A site $C$ is weakly $\kappa$-ary if for any covering sieve $R$ of an object $V$ in $C$, there exists a $\kappa$-small family $\{p_i: U_i \to V\}_i$ in $C$ such that (1) each $p_i \in R$, and (2) the sieve generated by $\{p_i\}$ is a covering sieve.
This definition can also be rephrased purely in terms of the covering families; see (Shulman).
Let $C$ be a site and $G:D\to C$ a functor. A local $\kappa$-prelimit of $G$ is a $\kappa$-small family of cones $\{q_i: \Delta L \to G \}_i$ in $C$ such that for any cone $r:\Delta u \to G$, the sieve $\{ p: v\to u | r p$ factors through some $q_i \}$ is a covering sieve of $u$.
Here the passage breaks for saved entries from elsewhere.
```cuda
template <int NB, int NX, int NY, bool STORE, bool PREP, int TM = 0>
__device__ __forceinline__ double warp_chi2_pair(const Coef<NB>& cf, float* __restrict__ scratch,
                                                 const float* __restrict__ d, const float* __restrict__ w,
                                                 float* __restrict__ model_out, int lane, unsigned* exps = nullptr,
                                                 uint32_t tmem = 0) {
    using G = Geo<NX, 2>;
    using T = Tab<NB>;
    using S = Scratch<NB, NX, NY, 1, 2>;
    constexpr int K = 2 * NB;
    constexpr int STEPS = NY / G::RG;
    static_assert(NX == 32 && NY == 32 && G::PANELS == 1, "two vectors per pass: 32 x 32 stamps");
    static_assert(TM == 0 || PREP, "the TMEM pixel store holds prepared stamps");
    const int wl = lane % G::LPW, h = lane / G::LPW, a = wl % G::GPR, b = wl / G::GPR;
    float* rt = scratch;
    float* ct = scratch + S::TAB;
    if (exps) *exps += cf.nexp;
    const bool run_fast = __any_sync(kFull, cf.fast), run_plain = __any_sync(kFull, !cf.fast);
    const int off0 = (2 * b) * NX + 4 * a;
    float2 s0 = make_float2(0.f, 0.f), s1 = make_float2(0.f, 0.f);
    if (run_fast) {
        build_row_table<NB, NX, NY, 1, 2>(rt, cf, lane, 0, 0);
        LaneK<NB> lk;
        coop_consts<NB, NX, 2>(lk, ct, cf, lane, 0);
        float2 f0 = make_float2(0.f, 0.f), f1 = make_float2(0.f, 0.f);
        StepPtrs sp{rt + h * S::TAB1 + b * T::RS, d + off0, w + off0, STORE ? model_out + off0 : nullptr, tmem, 0.f};
        int i = 0;
        row_steps_fast<NB, NX, NY, STORE, PREP, 2, TM, 2>(cf, lk, f0, f1, i, STEPS, sp, cf.fast);
        if (cf.fast) { s0 = f0; s1 = f1; }
    }
    if (run_plain) {
        float2 xd[K][2];
        const float fa = (float)(4 * a);
// ... 122 lines not shown
```

Measured before the change: 2394 billion.

## Defer per-walker warp reductions to lane partials and reorder row-table exponent layout

```diff
diff --git a/olpefit_b200/csrc/lapf.cu b/olpefit_b200/csrc/lapf.cu
--- a/olpefit_b200/csrc/lapf.cu
+++ b/olpefit_b200/csrc/lapf.cu
@@ -516,6 +516,8 @@
     using L = Layout<NB>;
     using I = CoefImg<NB, Geo<NX>::PANELS>;
     constexpr int P = L::P;
+    constexpr bool LANE_SUMS = WPP == 1 && Geo<NX>::PANELS == 1 && Rows<NY, 1>::HALVES == 1;
+    static_assert(!LANE_SUMS || I::STRIDE >= 32, "a walker's image holds the 32 lane partials of its pass");
     const bool mine = wl >= 0;
     const uint64_t gid = (uint64_t)(a.id_base + (int64_t)wl * a.id_stride);
     const bool two = TM == 1 && frame1 >= 0;
@@ -560,12 +562,28 @@
             if (NX >= 64 && a.cull) set_cull_serial<NB, NX, NY>(cf); else no_cull<NB, NX, NY>(cf);
             skip = nv != nv;
             if (skip && WPP > 1) cf.fast = true;
+            if (LANE_SUMS && !skip) n_exps += cf.nexp;
             store_coef<NB, Geo<NX>::PANELS>(img + lane * I::STRIDE, cf, slot | (skip ? 2 : 0));
         }
         __syncwarp();
 
         double chi_t = 0.0;
-        if constexpr (WPP == 1) {
+        if constexpr (LANE_SUMS) {
+#pragma unroll 1
+            for (int i = 0; i < nl; ++i) {
+                Coef<NB> cf;
+                int sl = 0;
+                float* slot_img = img + i * I::STRIDE;
+                load_coef<NB, 1>(cf, slot_img, &sl);
+                if (sl & 2) continue;
+                __syncwarp();
+                const float part = lane_chi2<NB, NX, NY, TM>(cf, rt, sd, sw, lane,
+                                                             TM == 1 ? tmem + (uint32_t)(sl & 1) * slot_cols : tmem);
+                slot_img[lane] = part;
+            }
+            __syncwarp();
+            if (mine) chi_t = warp_sum_f64_of(img + lane * I::STRIDE);
+        } else if constexpr (WPP == 1) {
 #pragma unroll 1
             for (int i = 0; i < nl; ++i) {
                 Coef<NB> cf;
diff --git a/olpefit_b200/csrc/lapf_device.cuh b/olpefit_b200/csrc/lapf_device.cuh
--- a/olpefit_b200/csrc/lapf_device.cuh
+++ b/olpefit_b200/csrc/lapf_device.cuh
@@ -47,6 +47,21 @@
 #pragma unroll
     for (int off = 16; off >= 1; off >>= 1) v += shfl_xor_f64(v, off);
     return v;
+}
+
+__device__ __forceinline__ double warp_sum_f64_of(const float* __restrict__ p) {
+    double v[16];
+#pragma unroll
+    for (int q = 0; q < 4; ++q) {
+        const float4 a = reinterpret_cast<const float4*>(p)[q], b = reinterpret_cast<const float4*>(p)[q + 4];
+        v[4 * q] = (double)a.x + (double)b.x; v[4 * q + 1] = (double)a.y + (double)b.y;
+        v[4 * q + 2] = (double)a.z + (double)b.z; v[4 * q + 3] = (double)a.w + (double)b.w;
+    }
+#pragma unroll
+    for (int off = 8; off >= 1; off >>= 1)
+#pragma unroll
+        for (int l = 0; l < off; ++l) v[l] += v[l + off];
+    return v[0];
 }
 
 __device__ __forceinline__ uint32_t smem_u32(const void* p) {
@@ -207,7 +222,7 @@
 struct CoefImg {
     static constexpr int K = 2 * NB;
     static constexpr int WORDS = 3 * K + 7 + 4 * PANELS + 3;
-    static constexpr int V4 = ((WORDS + 3) / 4) | 1;
+    static constexpr int V4 = ((WORDS + 3) / 4 > 8 ? (WORDS + 3) / 4 : 8) | 1;
     static constexpr int STRIDE = 4 * V4;
 };
 
@@ -297,7 +312,10 @@
     static constexpr int K = 2 * NB;
     static constexpr int RS = 28;
     static constexpr int OFF_T = 2 * K;
+    static_assert(NB == 2 || NB == 3, "pieces 0, 1: class 0, 1 of objects 0 and 1; piece 2: object 2");
     static_assert(OFF_T + 16 <= RS && OFF_T % 4 == 0, "block table entry layout");
+    __host__ __device__ static constexpr int ka(int q) { return q < 2 ? q : 4; }
+    __host__ __device__ static constexpr int kb(int q) { return q < 2 ? q + 2 : 5; }
 };
 
 template <int NY, int TEAM = 1>
@@ -344,13 +362,19 @@
             for (int q0 = 0; q0 < NQ; q0 += SPLIT) {
                 const int q = q0 + part;
                 if (NQ % SPLIT == 0 || q < NQ) {
-                    float y0a = cf.y0[2 * q0], y0b = cf.y0[2 * q0 + 1];
+                    float y0a = cf.y0[T::ka(q0)], y0b = cf.y0[T::kb(q0)];
+                    float sba = cf.sb[T::ka(q0) & 1], sbb = cf.sb[T::kb(q0) & 1];
+                    float sca = cf.sc[T::ka(q0) & 1], scb = cf.sc[T::kb(q0) & 1];
 #pragma unroll
                     for (int t = 1; t < SPLIT; ++t)
-                        if (q0 + t < NQ && part == t) { y0a = cf.y0[2 * (q0 + t)]; y0b = cf.y0[2 * (q0 + t) + 1]; }
+                        if (q0 + t < NQ && part == t) {
+                            const int ka = T::ka(q0 + t), kb = T::kb(q0 + t);
+                            y0a = cf.y0[ka]; y0b = cf.y0[kb];
+                            sba = cf.sb[ka & 1]; sbb = cf.sb[kb & 1]; sca = cf.sc[ka & 1]; scb = cf.sc[kb & 1];
+                        }
                     const float yda = __fsub_rn(yb, y0a), ydb = __fsub_rn(yb, y0b);
-                    o[q] = make_float4(__fmul_rn(cf.sb[0], yda), __fmul_rn(__fmul_rn(cf.sc[0], yda), yda),
-                                       __fmul_rn(cf.sb[1], ydb), __fmul_rn(__fmul_rn(cf.sc[1], ydb), ydb));
+                    o[q] = make_float4(__fmul_rn(sba, yda), __fmul_rn(sbb, ydb),
+                                       __fmul_rn(__fmul_rn(sca, yda), yda), __fmul_rn(__fmul_rn(scb, ydb), ydb));
                 }
             }
             const float2 jlo = make_float2(-1.5f, -0.5f), jhi = make_float2(0.5f, 1.5f);
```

A $\kappa$-ary site is a weakly $\kappa$-ary site which has all finite local $\kappa$-prelimits (i.e. whenever $D$ is a finite category).
If $C$ has a trivial topology?, then a local unary prelimit (i.e. $\kappa=\{1\}$) is precisely a weak limit. The trivial topology is always weakly $\kappa$-ary, so a trivial site is unary just when it has weak limits.
Any limit is, in particular, a local $\kappa$-prelimit. Thus, any weakly $\kappa$-ary site with finite limits is $\kappa$-ary.
If the class of all cones over $G$ is $\kappa$-ary, then it is a local $\kappa$-prelimit. Thus, any $\kappa$-small and weakly $\kappa$-ary site is $\kappa$-ary. In particular, any small site is an infinitary site.
The regular topology on a regular category (including an exact category) is unary.
The coherent topology on a coherent category (including a pretopos) is finitary.
Generalizing the previous two examples, the class of all $\kappa$-small and effective-epic families on a κ-ary regular category (including a κ-ary exact category) is a $\kappa$-ary topology. This is called its $\kappa$-canonical topology.
The extensive topology on a (finitary) extensive category is finitary.
The canonical topology on any Grothendieck topos is infinitary.
The Zariski topology on $CRing^{op}$ is finitary.
The 2-category $SITE_\kappa$ has $\kappa$-ary sites as its objects, and morphisms of sites as its morphisms, where we use the more general covering-flat definition of a morphism of sites.
$SITE_\kappa$ is equivalent to a 2-category of framed allegories?; see (Shulman).
$SITE_\kappa$ contains, as a full reflective sub-2-category, the 2-category of κ-ary exact categories with their $\kappa$-canonical topologies. The reflector is called exact completion. When $\kappa$ is the size of the universe, this reflector applied to a small (hence infinitary) site constructs its topos of sheaves.